Step 3, nitrogenize thermal treatment, dried sample is put into atmosphere furnace, vacuumizes the high pure nitrogen of back feeding 99.999%, keeps nitrogen pressure at 0.2MPa; Begin to heat up according to 5 ℃/min,, promptly regulate the relief valve of atmosphere furnace to 800 ℃ of through-flow moving nitrogen of beginning; Keep nitrogen flow about 600L/h, keep furnace pressure 0.2MPa, heat-up rate is reduced to 3 ℃/min; And at 1280 ℃ of insulation 60min, the speed with 1 ℃/min is warmed up to 1420 ℃ afterwards, and insulation 360min.After the end, be cooled to room temperature under the nitrogen protection, obtain the in-situ silicon nitride combined silicon carbide prefabricated member of this non-cement after coming out of the stove.

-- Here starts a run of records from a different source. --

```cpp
extern "C" int rfe_k_lightglue_taps(rfe_ctx* c, const float* k0n, const float* k1n, const float* d0, const float* d1,
                                    int M, int N, float* x0, float* x1, float* scores) {
    int rc = lg_check(c, 1, M, N);
    if (rc) return rc;
    RFE_HIP(c, hipSetDevice(c->device));
    const int L = ((std::max(M, N) + 3) / 4) * 4, cap = std::min(M, N);
    LgBuffers b;
    float *sc, *dms; int32_t *dm, *dn, *dS, *dp;
    if ((rc = lg_carve(c, 1, L, b, [&](Bump& a) {
             sc = a.take<float>((size_t)L * L);
             dm = a.take<int32_t>(1); dn = a.take<int32_t>(1); dS = a.take<int32_t>(1);
             dp = a.take<int32_t>((size_t)cap * 2); dms = a.take<float>(cap);
         }))) return rc;
    RFE_HIP(c, hipMemcpyAsync(dm, &M, 4, hipMemcpyHostToDevice, c->stream));
    RFE_HIP(c, hipMemcpyAsync(dn, &N, 4, hipMemcpyHostToDevice, c->stream));
    RFE_HIP(c, hipStreamSynchronize(c->stream));
    if ((rc = lg_stage(c, b, k0n, k1n, d0, d1, dm, dn, 1, M, N, L))) return rc;
    if ((rc = lg_forward(c, b, 1, L, 0.1f, cap, dS, dp, dms, scores ? sc : nullptr, false, true))) return rc;
    if (x0) RFE_HIP(c, hipMemcpyAsync(x0, b.x, (size_t)M * 1024, hipMemcpyDeviceToDevice, c->stream));
    if (x1) RFE_HIP(c, hipMemcpyAsync(x1, b.x + (size_t)L * 256, (size_t)N * 1024, hipMemcpyDeviceToDevice, c->stream));
    if (scores) RFE_HIP(c, hipMemcpy2DAsync(scores, (size_t)N * 4, sc, (size_t)L * 4, (size_t)N * 4, M, hipMemcpyDeviceToDevice, c->stream));
    RFE_HIP(c, hipStreamSynchronize(c->stream));
    return RFE_OK;
}
```

rover-slam_amd/csrc/api_internal.h:

```cpp
#pragma once
#include <string.h>
#include <algorithm>
#include <initializer_list>
#include "rfe_internal.h"

namespace rfe {

inline size_t al(size_t bytes) { return (bytes + 255) & ~(size_t)255; }

struct Bump {
    char* base; size_t off = 0;
    explicit Bump(void* b) : base((char*)b) {}
    template <typename T> T* take(size_t n) { T* p = base ? (T*)(base + off) : nullptr; off += al(n * sizeof(T)); return p; }
};
template <typename F> size_t layout_bytes(F&& layout) { Bump m(nullptr); layout(m); return m.off; }
template <typename F> int ws_carve(rfe_ctx* c, void** ws, size_t* cur, F&& layout) {
    const int rc = ensure_ws(c, ws, cur, layout_bytes(layout));
    if (rc) return rc;
    Bump a(*ws);
    layout(a);
    return RFE_OK;
}

int ensure_pin(rfe_ctx* c, size_t need);
bool is_lib_pinned(const void* p, size_t bytes);

struct HostIo {
    enum Transport { PINNED, DIRECT };
    HostIo(rfe_ctx* ctx, Transport transport) : c(ctx), t(transport) {}
    template <typename T> void in(T*& dev, const T* host, size_t n) { add(ins, n_in, (void**)&dev, host, n * sizeof(T), true); }
    template <typename T> void in_opt(T*& dev, const T* host, size_t n) { add(ins, n_in, (void**)&dev, host, n * sizeof(T), host != nullptr); }
    template <typename T> void image(T*& dev, const T* host, size_t row_bytes, size_t rows, size_t pitch) {
        add(ins, n_in, (void**)&dev, host, row_bytes * rows, true);
        ins[n_in - 1].row_bytes = row_bytes; ins[n_in - 1].pitch = pitch;
    }
    void cut() { ins[n_in - 1].cut = true; }
    template <typename T> void out(T*& dev, T* host, size_t n, bool to_caller = false) {
        add(outs, n_out, (void**)&dev, host, n * sizeof(T), true);
        outs[n_out - 1].to_caller = to_caller && t == PINNED && is_lib_pinned(host, n * sizeof(T));
    }
    template <typename T> void out_opt(T*& dev, T* host, size_t n) { add(outs, n_out, (void**)&dev, host, n * sizeof(T), host != nullptr); }
    template <typename T> void scratch(T*& dev, size_t n) { add(outs, n_out, (void**)&dev, nullptr, n * sizeof(T), true); }
    int upload();
    int download();

private:
    struct Item { void** dev; void* host; char* p; size_t bytes, row_bytes, pitch; bool carve, cut, to_caller; };
    static constexpr int MAX_ITEMS = 12;
    void add(Item* v, int& n, void** dev, const void* host, size_t bytes, bool carve) {
        if (n >= MAX_ITEMS) abort();
        v[n++] = Item{dev, const_cast<void*>(host), nullptr, bytes, 0, 0, carve, false, false};
    }
    void layout(Bump& a);
    static size_t run_bytes(const Item* first, const Item* last) { return first == last ? first->bytes : (size_t)(last->p - first->p) + al(last->bytes); }
    rfe_ctx* c; Transport t;
    Item ins[MAX_ITEMS], outs[MAX_ITEMS]; int n_in = 0, n_out = 0;
};

constexpr int HOST_GRAPH_REPEATS = 3;
template <typename F>
int run_host_graph(rfe_ctx* c, rfe_ctx::HostGraph& g, const std::string& key, F&& enqueue) {
    if (!c->opt_host_graph || c->prof || c->tap.armed) return enqueue();
    ++g.tick;
    for (auto& sl : g.slot)
        if (sl.exec && sl.key == key) { sl.used = g.tick; RFE_HIP(c, hipGraphLaunch(sl.exec, c->stream)); return RFE_OK; }
    rfe_ctx::HostGraph::Seen* sn = nullptr;
    for (auto& q : g.seen) if (q.count > 0 && q.key == key) sn = &q;
    if (!sn) {
        sn = &g.seen[0];
        for (auto& q : g.seen) if (q.used < sn->used) sn = &q;
        sn->key = key; sn->count = 0;
    }
    sn->used = g.tick;
    if (++sn->count < HOST_GRAPH_REPEATS) return enqueue();
    if (hipStreamBeginCapture(c->stream, hipStreamCaptureModeThreadLocal) != hipSuccess) { (void)hipGetLastError(); sn->count = 0; return enqueue(); }
    const int rc = enqueue();
    hipGraph_t graph = nullptr;
    const hipError_t e = hipStreamEndCapture(c->stream, &graph);
    if (rc != RFE_OK || e != hipSuccess || !graph) {
        if (graph) (void)hipGraphDestroy(graph);
        (void)hipGetLastError();
        sn->count = 0;
        return rc != RFE_OK ? rc : enqueue();
    }
    hipGraphExec_t exec = nullptr;
    const hipError_t ei = hipGraphInstantiate(&exec, graph, nullptr, nullptr, 0);
    (void)hipGraphDestroy(graph);
    if (ei != hipSuccess || !exec) { (void)hipGetLastError(); sn->count = 0; return enqueue(); }
    rfe_ctx::HostGraph::Slot* sl = &g.slot[0];
    for (auto& q : g.slot) { if (!q.exec) { sl = &q; break; } if (q.used < sl->used) sl = &q; }
    if (sl->exec) (void)hipGraphExecDestroy(sl->exec);
    sl->exec = exec; sl->key = key; sl->used = g.tick;
    sn->count = 0; sn->key.clear();
    RFE_HIP(c, hipGraphLaunch(sl->exec, c->stream));
    return RFE_OK;
}
std::string host_graph_key(const rfe_ctx* c, const char* kind, std::initializer_list<long long> v);

GemmArgs gemm_plain(const float* A, int lda, const float* Bw, int ldb, const float* bias, float* C, int ldc, int M, int N, int K);
GemmArgs gemm_lg(const float* A, int lda, const float* Bw, int ldb, const float* bias, float* C, int ldc, int M, int N, int K);
GemmArgs gemm_lgw(const rfe_ctx* c, const float* A, int lda, const float* Bw, int ldb, const float* bias, float* C, int ldc, int M, int N, int K);

struct SpBuffers {
    float *p1, *a2, *p2, *a3, *p3, *a4, *f4, *pa, *logits, *da, *dmap, *smap, *nmap, *ss;
    uint8_t *mask, *supp;
    float* cand_score; int32_t* cand_idx;
    unsigned long long* sel_keys; int32_t* sel_n;
    bool tail_fused = false;
};
size_t sp_ws_bytes(int B, int H, int W);
int sp_carve(rfe_ctx* c, int B, int H, int W, SpBuffers& b);
int sp_check(rfe_ctx* c, int H, int W, int B, int Kmax);
int sp_forward_maps(rfe_ctx* c, const void* img, int H, int W, int stride, int B, SpBuffers& b, bool join, bool& forked, bool img_f32 = false,
                    long long frame_step = 0 , float thr = 0.0005f ,
                    bool want_maps = false );
int sp_forward(rfe_ctx* c, const void* img, int H, int W, int stride, int B, int Kmax, float thr,
               int32_t* n, int32_t* kxy, float* score, float* desc, uint8_t* desc_bin = nullptr, bool img_f32 = false, long long frame_step = 0);
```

The volume density of gained silit prefab is at 2.6-2.8g/cm
3Between, 1200 ℃ of hot modulus of rupture are up to 56.82MPa, and microstructure analysis result shows; Each material is evenly distributed in the matrix, and the silicon nitride content of generation is between 6%-7%, and network-like skeleton structure distributes; Mostly even air hole distribution is little pore, and gross blow hole is rare; Silicone content is less than 0.3%, and fracture mode is for wearing the particle fracture.
Beneficial effect of the present invention is: through in raw material, adding varigrained metallic silicon power, employing non-cement articulated system; The method of vibrating casting is shaped; Not only made things convenient for construction, and shaping form is more flexible, the nitridation in situ reaction takes place under high temperature nitrogen more easily; The structure of reaction product and reaction product more helps improving the combination between silicon-carbide particle; And avoided the appearance of lower melting point phase, and can increase substantially the hot strength, compactness, wear resistance of material, performance such as anticorrosive, the material that finally obtains can be widely-used under the abominable and baroque situation of working conditions such as high temperature, high wearing and tearing, HS, high erosions.
Embodiment
Following examples have specified the present invention.
Embodiment 1:
With 83 parts in silit, 9 parts of the metallic silicon powers of 0-0.074mm, 3 parts of water hardened aluminium oxides, 5 parts of fine silica powders, total umber is 100 parts, adds tripoly phosphate sodium STPP 0.006%, adds Sodium hexametaphosphate 99 0.009% and adds mortar mixer stirring 1min.Stir the water that the back adds 4.7% (adding), water adds back restir 3min.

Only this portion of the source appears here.